Most marketers today recognize the importance of understanding the subscriber journey and personalizing user experiences. But to fully understand a customer, digital publishers must look beyond the content a person has consumed and start building a bigger picture. Doing so will not only meet ever-advancing customer expectations, but it will also help turn regular subscribers into raving fans.
To do that, it’s crucial to not only track what content a user reads, but also the devices on which they consume that content. Without this, your customer view is incomplete.
Device tracking becomes especially important with today’s increasingly complex subscriber journeys. It’s possible for users to access your content on a desktop, smartphone, and tablet, on any given day. Understanding how to connect all of these occurrences to the same user to map out accurate preferences and behaviors is crucial to ensuring the success of personalization.
This is where cross device tracking comes in.
What is cross-device tracking?
Cross-device tracking is the ability to track a user through all their interactions with your content. If a user logs in on multiple devices, cross-device tracking enables you to analyze their activity across those devices and gain a complete picture of where they are and what they’re looking at.
Doing so enables you to then serve specific, relevant and targeted content (or offers) to them across their different devices, creating truly personalized experiences at all touchpoints.

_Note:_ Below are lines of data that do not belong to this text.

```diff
+        B, nsamp = wave.shape
+        d_model = enc.proj.weight.shape[0] if enc.use_proj else 0
+        p = wavlm_plan_geometry(c, B, nsamp, d_model, int(getattr(bb, "conv_cus_rest", getattr(bb, "conv_cus", 0))),
+                                int(cap))
+        nbytes = p.ws_bytes()
+        if nbytes < 0:
+            raise ValueError(f"NativeEncoder: {wavlm_plan_check(p, 0)}")
+        S = p.frames[p.n_conv - 1]
+        bf = dict(device=dev, dtype=torch.bfloat16)
+        h0 = torch.empty(B, p.frames[0], c.conv_dim[0], **bf)
+        h1 = torch.empty(B, p.frames[1], c.conv_dim[1], **bf)
+        out = torch.empty(B, S, d_model or c.hidden_size, **bf)
+        ws = torch.empty(nbytes, device=dev, dtype=torch.uint8)
+        with rt.retaining() as keep:
+            table = rt.relbias_table(S, bb.encoder.layers[0].attention.rel_attn_embed.weight, c.num_buckets,
+                                     c.max_bucket_distance)
+            proj_w = rt.wt(enc.proj.weight) if d_model else None
+        proj_b = enc.proj.bias.detach() if d_model else None
+        keep = list(keep) + [table, proj_w, proj_b]
+        ptr = lambda t: None if t is None else t.data_ptr()
+        p.h0, p.h1, p.out, p.ws = h0.data_ptr(), h1.data_ptr(), out.data_ptr(), ws.data_ptr()
+        p.conv0_w, p.gn_g, p.gn_b = P["w0"].data_ptr(), P["gn"][0].data_ptr(), P["gn"][1].data_ptr()
+        for i in range(2, p.n_conv):
+            p.conv_w[i] = P["conv"][i - 1].data_ptr()
+        p.fp_ln_g, p.fp_ln_b = P["fp_ln"][0].data_ptr(), P["fp_ln"][1].data_ptr()
+        p.fp_w, p.fp_b = P["fp"][0].data_ptr(), P["fp"][1].data_ptr()
+        p.pos_w, p.pos_b = P["pos"][0].data_ptr(), P["pos"][1].data_ptr()
+        p.enc_ln_g, p.enc_ln_b = P["enc_ln"][0].data_ptr(), P["enc_ln"][1].data_ptr()
+        p.rel_table, p.proj_w, p.proj_b = table.data_ptr(), ptr(proj_w), ptr(proj_b)
+        layers = (WavlmLayer * max(1, p.n_layers))()
+        for L, Lp in zip(layers, P["layers"]):
+            L.qkv_w, L.qkv_b = Lp["qkv"].data_ptr(), Lp["bqkv"].data_ptr()
+            L.o_w, L.o_b = Lp["o"][0].data_ptr(), Lp["o"][1].data_ptr()
+            L.gate_w, L.gate_const = Lp["gw"].data_ptr(), Lp["gru"][2].data_ptr()
+            L.ln1_g, L.ln1_b = Lp["ln1"][0].data_ptr(), Lp["ln1"][1].data_ptr()
+            L.ff1_w, L.ff1_b = Lp["f1"][0].data_ptr(), Lp["f1"][1].data_ptr()
+            L.ff2_w, L.ff2_b = Lp["f2"][0].data_ptr(), Lp["f2"][1].data_ptr()
+            L.ln2_g, L.ln2_b = Lp["ln2"][0].data_ptr(), Lp["ln2"][1].data_ptr()
+        p.layers = ctypes.cast(layers, ctypes.POINTER(WavlmLayer))
+        return SimpleNamespace(plan=p, addr=ctypes.addressof(p), layers=layers, h0=h0, h1=h1, out=out, ws=ws, keep=keep)
+
+    @torch.no_grad()
+    def run(self, wave, slot: int, cap: int = 0):
+        from . import ops
+        from ._lib import call
+        enc = self.enc
+        bb = enc.backbone
+        if rt.probing_any("wavlm.", exclude=("wavlm.conv1",)):
+            return enc.project(bb.stage_rest(bb.stage_conv1(bb.stage_conv0(wave))))
+        tok, P = self._weights_token()
+        if tok != getattr(self, "_tok", None):
+            self.cache.clear()
+            self._tok, self._P = tok, P
+        wave = wave.float().contiguous()
+        key = (tuple(wave.shape), str(wave.device), rt.precision(), int(cap),
+               int(getattr(bb, "conv_cus_rest", getattr(bb, "conv_cus", 0))))
+        slots = self.cache.pop(key, None) or [None] * self.nslots
+        self.cache[key] = slots
+        while len(self.cache) > self.MAX_SHAPES:
+            self.cache.pop(next(iter(self.cache)))
+        s = slots[slot]
+        if s is None:
+            s = slots[slot] = self._build(wave, cap)
+        s.plan.wave = wave.data_ptr()
+        call("fddm_wavlm_stage", s.addr, 0, ops.stream())
+        bb.stage_conv1(s.h0, out=s.h1)
+        call("fddm_wavlm_stage", s.addr, 1, ops.stream())
         return s.out
 
 
diff --git a/fddm-asr_amd/fddm_hip/runtime.py b/fddm-asr_amd/fddm_hip/runtime.py
--- a/fddm-asr_amd/fddm_hip/runtime.py
+++ b/fddm-asr_amd/fddm_hip/runtime.py
@@ -321,8 +321,8 @@
         _probes.setdefault(name + "#replay", []).append((r0, r1, _replay_n))
 
 
-def probing_any(prefix: str) -> bool:
-    return _probes is not None and any(n.startswith(prefix) for n in _probes)
+def probing_any(prefix: str, exclude=()) -> bool:
+    return _probes is not None and any(n.startswith(prefix) and n not in exclude for n in _probes)
 
 
 @contextlib.contextmanager
diff --git a/fddm-asr_amd/train.py b/fddm-asr_amd/train.py
--- a/fddm-asr_amd/train.py
+++ b/fddm-asr_amd/train.py
@@ -17,7 +17,7 @@
 from fddm_hip import functions as FN
 from fddm_hip import runtime as rt
 from fddm_hip._lib import lib as _fddm_lib
-from fddm_hip.graphs import GraphedEncoder, StepGraphs
+from fddm_hip.graphs import GraphedEncoder, NativeEncoder, StepGraphs
 from fddm_hip.optim import FusedAdamW
 from losses.fddm_losses import lfd_loss
 from models.acoustic_encoder import AcousticEncoder
@@ -124,9 +124,11 @@
         bb.conv_cus_rest = caps["conv_rest"]
     graphs = None
     if os.environ.get("FDDM_ENC_GRAPH", "1") != "0" and GraphedEncoder.supported(encoder):
-        graphs = _ENC_GRAPHS.get(encoder)
+        native = os.environ.get("FDDM_ENC_NATIVE", "1") != "0" and NativeEncoder.supported(encoder)
+        cache, cls = (_ENC_NATIVE, NativeEncoder) if native else (_ENC_GRAPHS, GraphedEncoder)
+        graphs = cache.get(encoder)
         if graphs is None:
-            graphs = _ENC_GRAPHS[encoder] = GraphedEncoder(encoder)
+            graphs = cache[encoder] = cls(encoder)
     nbatch = [0]
 
     def launch(batch):
@@ -185,6 +187,7 @@
     return ev
 _ENC_STREAMS: dict = {}
 _ENC_GRAPHS = weakref.WeakKeyDictionary()
+_ENC_NATIVE = weakref.WeakKeyDictionary()
 
 
 def _step_graph_ok(device, scaler, optimizer, arena) -> bool:
diff --git a/include/fddm_hip.h b/include/fddm_hip.h
--- a/include/fddm_hip.h
+++ b/include/fddm_hip.h
@@ -163,6 +163,62 @@
                           int clamp_count, void* hip_stream);
 int fddm_rows_zero_masked(int dtype, void* x, const unsigned char* key_keep, long R, long E, void* hip_stream);
 
+#define FDDM_WAVLM_MAX_CONV 8
+typedef struct {
+  const void* qkv_w;
+  const float* qkv_b;
+  const void* o_w;
+  const float* o_b;
+  const float* gate_w;
+  const float* gate_const;
+  const float* ln1_g;
+  const float* ln1_b;
+  const void* ff1_w;
+  const float* ff1_b;
+  const void* ff2_w;
+  const float* ff2_b;
+  const float* ln2_g;
+  const float* ln2_b;
+} FddmWavlmLayer;
+typedef struct {
+  long struct_bytes;
+  long B, nsamp;
+  int n_conv;
+  int conv_dim[FDDM_WAVLM_MAX_CONV], conv_kernel[FDDM_WAVLM_MAX_CONV], conv_stride[FDDM_WAVLM_MAX_CONV];
+  long frames[FDDM_WAVLM_MAX_CONV];
+  int E, H, FF, n_layers;
+  int pos_kernel, pos_groups;
+  int d_model;
+  float ln_eps, gn_eps;
+  int cap_conv, cap_layers;
+  const float* wave;
+  void* h0;
+  const void* h1;
+  void* out;
+  void* ws;
+  const unsigned char* key_keep;
+  const int* key_len;
+  const float* conv0_w;
+  const float* gn_g;
+  const float* gn_b;
+  const void* conv_w[FDDM_WAVLM_MAX_CONV];
+  const float* fp_ln_g;
+  const float* fp_ln_b;
+  const void* fp_w;
+  const float* fp_b;
+  const void* pos_w;
+  const float* pos_b;
+  const float* enc_ln_g;
+  const float* enc_ln_b;
+  const float* rel_table;
+  const void* proj_w;
+  const float* proj_b;
+  const FddmWavlmLayer* layers;
+} FddmWavlmPlan;
+const char* fddm_wavlm_plan_check(const FddmWavlmPlan* plan, int stage);
+long fddm_wavlm_ws_bytes(const FddmWavlmPlan* plan);
+int fddm_wavlm_stage(const FddmWavlmPlan* plan, int stage, void* hip_stream);
+
 int fddm_jump(const float* logits, long ldz, const long* xt, const float* coef, long* x_next, long* x0hat, long N,
               long L, long V, int mode, float temperature, unsigned long long seed, unsigned long long stream,
               void* hip_stream);
```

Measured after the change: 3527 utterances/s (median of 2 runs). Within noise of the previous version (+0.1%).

Cross-device tracking helps identify behavior data you would otherwise miss out on, as well as tell you which channels are most successful in converting registered readers into paid subscribers.

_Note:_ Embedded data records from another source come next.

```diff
+namespace xm {
+int launch_quantize_with_row_amax_parts(const void* act, const float* parts, int n_parts, int8_t* out_q, float* out_scale,
+                                        int64_t n_tokens, int64_t d, int dtype, hipStream_t s) {
+  if (n_tokens == 0) return XM_OK;
+  XM_DISPATCH_HALF(dtype, T,
+                   hipLaunchKernelGGL((quantize_with_row_amax_parts_kernel<T>), dim3((unsigned)n_tokens), dim3(512), 0, s,
+                                      (const T*)act, reinterpret_cast<const unsigned*>(parts), n_parts, out_q, out_scale, (int)d,
+                                      (n_tokens * d * 2 > (48ll << 20)) ? 1 : 0));
+  return hip_check_launch();
+}
+}
+
+template <typename T>
 __global__ __launch_bounds__(256) void add16_kernel(T* __restrict__ out, const T* a, const T* b, int64_t n) {
   const int64_t nvec = n / 8;
   for (int64_t c = (int64_t)blockIdx.x * 256 + threadIdx.x; c < nvec; c += (int64_t)gridDim.x * 256) {
diff --git a/xllm_amd/ops.py b/xllm_amd/ops.py
--- a/xllm_amd/ops.py
+++ b/xllm_amd/ops.py
@@ -392,9 +392,19 @@
     N = b.size(0)
     if not _GATE_UP_FUSION or N % 256 or K % 128 or not a.is_contiguous() or not b.is_contiguous() or M == 0:
         return None
-    amax = _row_amax_scratch(a.device, M)
     I = N // 2
     act = torch.empty(M, I, dtype=output_dtype, device=a.device)
+    if b_packed is not None and M <= 512:
+        parts = torch.empty(N // 32, M, dtype=torch.float32, device=a.device)
+        q = torch.empty(M, I, dtype=torch.int8, device=a.device)
+        qs = torch.empty(M, dtype=torch.float32, device=a.device)
+        rc = _lib.lib().xllm_mi355_scaled_matmul_gate_up_quant_packed(
+            _p(a), _p(b_packed), _p(a_scale.reshape(-1)), _p(b_scale.reshape(-1)), _p(bias), _p(act), _p(parts), N // 32,
+            _p(q), _p(qs), M, N, K, _DT[output_dtype], _stream())
+        if rc != -2:
+            check(rc, "scaled_matmul_gate_up_quant_packed")
+            return q, qs
+    amax = _row_amax_scratch(a.device, M)
     rc = _lib.lib().xllm_mi355_scaled_matmul_gate_up_act(_p(a), _p(b), _p(b_packed), _p(a_scale.reshape(-1)),
                                                         _p(b_scale.reshape(-1)), _p(bias), _p(act), _p(amax), M, N, K,
                                                         _DT[output_dtype], 0, 0, _stream())
```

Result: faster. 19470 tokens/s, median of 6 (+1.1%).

For example, behavior data might suggest that a user reads sports content via your mobile app on their daily commute. With this knowledge, marketing efforts can be made to recommend new sports articles at this time, or show short, mobile-friendly content to fit the commute and keep the reader coming back for more. The more real-time the data and insights are, the more agile your business can be in focusing marketing efforts.

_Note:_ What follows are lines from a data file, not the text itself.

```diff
@@ -1100,30 +1268,35 @@
             if (e < chunks && (unsigned)iy < (unsigned)H) sv[k] = *(const f32x4*)(x + ((long)(n * 3 + c) * H + iy) * W + 4 * m);
         }
     };
-    auto stage_store = [&](int st) {
-#pragma unroll
-        for (int k = 0; k < 6; ++k) {
+    auto stage_store = [&](int st, auto K0_, auto K1_) {
+#pragma unroll
+        for (int k = decltype(K0_)::value; k < decltype(K1_)::value; ++k) {
             const int e = tid + 256 * k;
             if (e >= chunks) continue;
             const int rowi = e / wq, m = e - rowi * wq;
             typedef ET etx4_s __attribute__((ext_vector_type(4)));
             typedef ET etx2_s __attribute__((ext_vector_type(2)));
             const etx4_s b = __builtin_convertvector(sv[k], etx4_s);
-            ET* E = &img[st][1][rowi][0];
-            ET* O = &img[st][2][rowi][0];
-            ET* O0 = &img[st][0][rowi][0];
-            ET* E1 = &img[st][3][rowi][0];
-            *(etx2_s*)(E + 2 * m) = (etx2_s){b[0], b[2]};
-            *(etx2_s*)(O + 2 * m) = (etx2_s){b[1], b[3]};
-            O0[2 * m + 1] = b[1];
-            if (2 * m + 2 < Wo) O0[2 * m + 2] = b[3];
-            E1[2 * m] = b[2];
-            if (m > 0) E1[2 * m - 1] = b[0];
-            if (m == 0) O0[0] = (ET)0.f;
-            if (2 * m + 2 == Wo) E1[Wo - 1] = (ET)0.f;
-        }
-    };
-    constexpr int NSET = X3 ? 4 : 2;
+            if constexpr (X3) {
+                *(etx2_s*)(&img[st][0][rowi][0] + 2 * m) = (etx2_s){b[0], b[2]};
+                *(etx2_s*)(&img[st][1][rowi][0] + XPAD + 2 * m) = (etx2_s){b[1], b[3]};
+            } else {
+                ET* E = &img[st][1][rowi][0];
+                ET* O = &img[st][2][rowi][0];
+                ET* O0 = &img[st][0][rowi][0];
+                ET* E1 = &img[st][3][rowi][0];
+                *(etx2_s*)(E + 2 * m) = (etx2_s){b[0], b[2]};
+                *(etx2_s*)(O + 2 * m) = (etx2_s){b[1], b[3]};
+                O0[2 * m + 1] = b[1];
+                if (2 * m + 2 < Wo) O0[2 * m + 2] = b[3];
+                E1[2 * m] = b[2];
+                if (m > 0) E1[2 * m - 1] = b[0];
+                if (m == 0) O0[0] = (ET)0.f;
+                if (2 * m + 2 == Wo) E1[Wo - 1] = (ET)0.f;
+            }
+        }
+    };
+    constexpr int NSET = DEEP ? (FACT ? 2 : 4) : 2;
     unsigned wa[2][X3 ? 1 : 8], wo[2][(FACT && !X3) ? 8 : 1];
     f32x2_w fa2[NSET][X3 ? 8 : 1], fo2[NSET][(FACT && X3) ? 8 : 1];
     const int nbatch = Wo >> 4;
@@ -1170,9 +1343,10 @@
             constexpr int PA[6] = {2, 0, 1, 1, 0, 0}, PB[6] = {0, 2, 1, 0, 1, 0};
 #pragma unroll
             for (int jn = 0; jn < 2; ++jn) {
-                const float* src = (const float*)&img[st][jarr[jn]][jrow[jn]][16 * b + 8 * lh];
-                const f32x4 lo = *(const f32x4*)src, hi = *(const f32x4*)(src + 4);
-                f32x8_l bv = {lo[0], lo[1], lo[2], lo[3], hi[0], hi[1], hi[2], hi[3]};
+                const float* src = (const float*)&img[st][0][0][0] + jarr[jn] + 16 * b + 8 * lh;
+                f32x8_l bv;
+#pragma unroll
+                for (int t = 0; t < 8; ++t) bv[t] = src[t];
                 if (!jok[jn]) bv = (f32x8_l){0.f, 0.f, 0.f, 0.f, 0.f, 0.f, 0.f, 0.f};
                 bf16x8_l pb[3];
                 split8(bv, pb);
@@ -1224,32 +1398,49 @@
         }
         }
     };
-    for (int e = tid; e < 2 * 4 * 12 * ROWE; e += 256) (&img[0][0][0][0])[e] = (ET)0.f;
+    for (int e = tid; e < 2 * NARR * 12 * ROWE; e += 256) (&img[0][0][0][0])[e] = (ET)0.f;
     __syncthreads();
     if (u0 < u1) {
-        stage_load(u0);
-        stage_store(0);
+        stage_load(u0, k_0, k_6);
+        stage_store(0, k_0, k_6);
     }
     load_a(0, u0, wave);
     __syncthreads();
-    if constexpr (X3) {
-        if (nbatch == 16) {
-            load_a(1, u0, wave + 4);
-            load_a(2, u0, wave + 8);
-            for (int u = u0; u < u1; ++u) {
+    static_assert(!DEEP || X3, "the deep loop is the f32x3 form's");
+    if constexpr (DEEP) {
+        {
+            constexpr int D = NSET - 1;
+#pragma unroll
+            for (int d = 1; d < D; ++d) load_a(d, u0, wave + 4 * d);
+            auto row = [&](auto Q0_, int u) {
+                constexpr int Q0 = decltype(Q0_)::value;
                 const int st = (u - u0) & 1;
-                if (u + 1 < u1) stage_load(u + 1);
                 c3_static_for4([&](auto J_) {
                     constexpr int J = decltype(J_)::value;
-                    constexpr int JN = (J + 3) & 3;
-                    load_a(JN, J + 3 >= 4 ? u + 1 : u, wave + 4 * JN);
-                    mma_x3(J, st, wave + 4 * J);
+                    constexpr int JN = (J + D) & 3;
+                    constexpr std::integral_constant<int, 3 * (J >> 1)> K0{};
+                    constexpr std::integral_constant<int, 3 * (J >> 1) + 3> K1{};
+                    if ((J & 1) == 0 && u + 1 < u1) stage_load(u + 1, K0, K1);
+                    load_a((Q0 + J + D) % NSET, J + D >= 4 ? u + 1 : u, wave + 4 * JN);
+                    mma_x3((Q0 + J) % NSET, st, wave + 4 * J);
+                    if ((J & 1) == 1 && u + 1 < u1) stage_store(st ^ 1, K0, K1);
                 });
-                if (u + 1 < u1) stage_store(st ^ 1);
                 __syncthreads();
-            }
-        }
-    }
+            };
+            int q0 = 0;
+            for (int u = u0; u < u1; ++u) {
+                if constexpr (NSET == 3) {
+                    if (q0 == 0) row(std::integral_constant<int, 0>{}, u);
+                    else if (q0 == 1) row(std::integral_constant<int, 1>{}, u);
+                    else row(std::integral_constant<int, 2>{}, u);
+                    q0 = q0 == 2 ? 0 : q0 + 1;
+                } else {
+                    row(std::integral_constant<int, 0>{}, u);
+                }
+            }
+        }
+    }
+    if constexpr (!DEEP) {
     bool odd = false;
     auto item = [&](auto S_, int u, int b, int st) {
         constexpr int S = decltype(S_)::value;
@@ -1257,16 +1448,17 @@
         load_a(S ^ 1, last ? u + 1 : u, last ? wave : b + 4);
         mma(S, st, b);
     };
-    for (int u = (X3 && nbatch == 16) ? u1 : u0; u < u1; ++u) {
+    for (int u = u0; u < u1; ++u) {
         const int st = (u - u0) & 1;
-        if (u + 1 < u1) stage_load(u + 1);
+        if (u + 1 < u1) stage_load(u + 1, k_0, k_6);
         for (int b = wave; b < nbatch; b += 4) {
             if (odd) item(std::integral_constant<int, 1>{}, u, b, st);
             else item(std::integral_constant<int, 0>{}, u, b, st);
             odd = !odd;
         }
-        if (u + 1 < u1) stage_store(st ^ 1);
+        if (u + 1 < u1) stage_store(st ^ 1, k_0, k_6);
         __syncthreads();
+    }
     }
     static_assert(sizeof(img) >= 4 * 64 * 48 * sizeof(float), "slab reduction lives in the image stages");
     float (*slabS)[64 * 48] = (float (*)[64 * 48]) & img[0][0][0][0];
@@ -1412,10 +1604,13 @@
     if (!io_bf16 && buf && dg_cur_prec() == 2 && W >= 256 && W / 2 <= CWL_WOMAX && dg_get_option(DG_OPT_KT) != 16) {
         const int nrows = N * (H / 2);
         const int rpw = (nrows + nb - 1) / nb;
-        if (fact)
-            hipLaunchKernelGGL((c3_wgrad_lds_kernel<true, true>), grid, dim3(256), 0, st, pdy, px, pws, N, H, W, K, npix, rpw, pao, slope);
-        else
-            hipLaunchKernelGGL((c3_wgrad_lds_kernel<false, true>), grid, dim3(256), 0, st, pdy, px, pws, N, H, W, K, npix, rpw, pao, slope);
+        const bool deep = W / 2 == 256;
+#define CWL_X3(F, D) hipLaunchKernelGGL((c3_wgrad_lds_kernel<F, true, D>), grid, dim3(256), 0, st, pdy, px, pws, N, H, W, K, npix, rpw, pao, slope)
+        if (fact && deep) CWL_X3(true, true);
+        else if (fact) CWL_X3(true, false);
+        else if (deep) CWL_X3(false, true);
+        else CWL_X3(false, false);
+#undef CWL_X3
         DG_CHECK_LAUNCH("c3_wgrad_lds_x3");
         return c3_wgrad_reduce_g(groups, share, ws_tab, dw_tab, nb, K * 48, accumulate, st);
     }
```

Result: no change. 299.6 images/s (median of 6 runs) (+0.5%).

Why is cross-device tracking so important?
An overwhelming 84% of U.S. households own at least one smartphone. And, with more than half of all web traffic coming from mobile sources, it is essential to see how your readers interact with your content when not on a desktop. By doing so, digital publishers will create more customer satisfaction in the process by providing readers with tailored content and experiences, like greeting customers by name or presenting them with relevant advertisements as they switch from one device to the next.
According to Salesforce, 66% of customers now expect this level of personalization, and 52% expect offers to always be personalized.
Deterministic tracking
In June 2020, Apple announced a significant shift in the way the Identifier for Advertisers (IDFA) may be used and obtained for tracking users on other devices, sending the whole mobile ecosystem into a frenzy. The new App Tracking Transparency (ATT) framework, which went into effect in 2021, requires app publishers to obtain an explicit opt-in from consumers before using their data to track their activity. As of February 2022, opt-in rates were just 25% globally — and even lower in the U.S. This leaves publishers with limited tracking options moving forward.
Tom Phillips, President at Section4, says there are now two routes to cross-device tracking — “deterministic” and “probabilistic.” While ATT made deterministic tracking tougher, it is still possible when publishers and platforms ask their users to sign in to their websites and apps on every device they use. This allows for easy and exact tracking.
Probabilistic tracking
On the other hand, probabilistic cross-device tracking is an inexact science in which third-party companies collect data and employ statistical models to predict who is using which device. The problem with probabilistic tracking is that the accuracy can vary from around 60% to 90%.
Therefore, the best route to follow is deterministic tracking. The easiest way to implement it on content sites is to push readers to register for an account they can then use across multiple devices. To optimize it, you’ll need to encourage readers to login every time they interact with your content. As a result, you can attribute the right actions to the right user profile without relying on any guesswork. Getting people to log-in means you can track their in-app behavior, even in the absence of device IDs.
To make this easier on your readers, it helps to include something like a “Remember me” option in your login form, or the ability to sign in with a face ID to remove friction and help users stay logged in without frustration.
Thinking long term
Many digital publishers opt for metered or dynamic paywalls and registration walls to encourage user login creation. Registration walls like these work by limiting the amount of free content available to anonymous readers and encouraging them to sign up if they want to read on.
Subscription experience platforms offer a quick and effective way to set up these registration walls and paywalls across all of your sites and collate customer data with ease. However, it’s important to remember that if you choose to go down the route of selecting a technology provider like this, one size won’t fit all.
More devices are likely to have access to the internet in the future, and the introduction of 5G could make these new devices the preferred medium for readers. For that reason, when looking at solutions to help with cross-device tracking, it’s essential to think long term about what tech you’ll need to integrate with and how that may change in the future.
Today’s customers expect personalization of content and ad experiences across devices. Therefore, it is essential to use platforms that allow you to future proof your content. These solutions must prioritize cross-device tracking to allow you to provide an optimal experience for your audiences and marketing partners.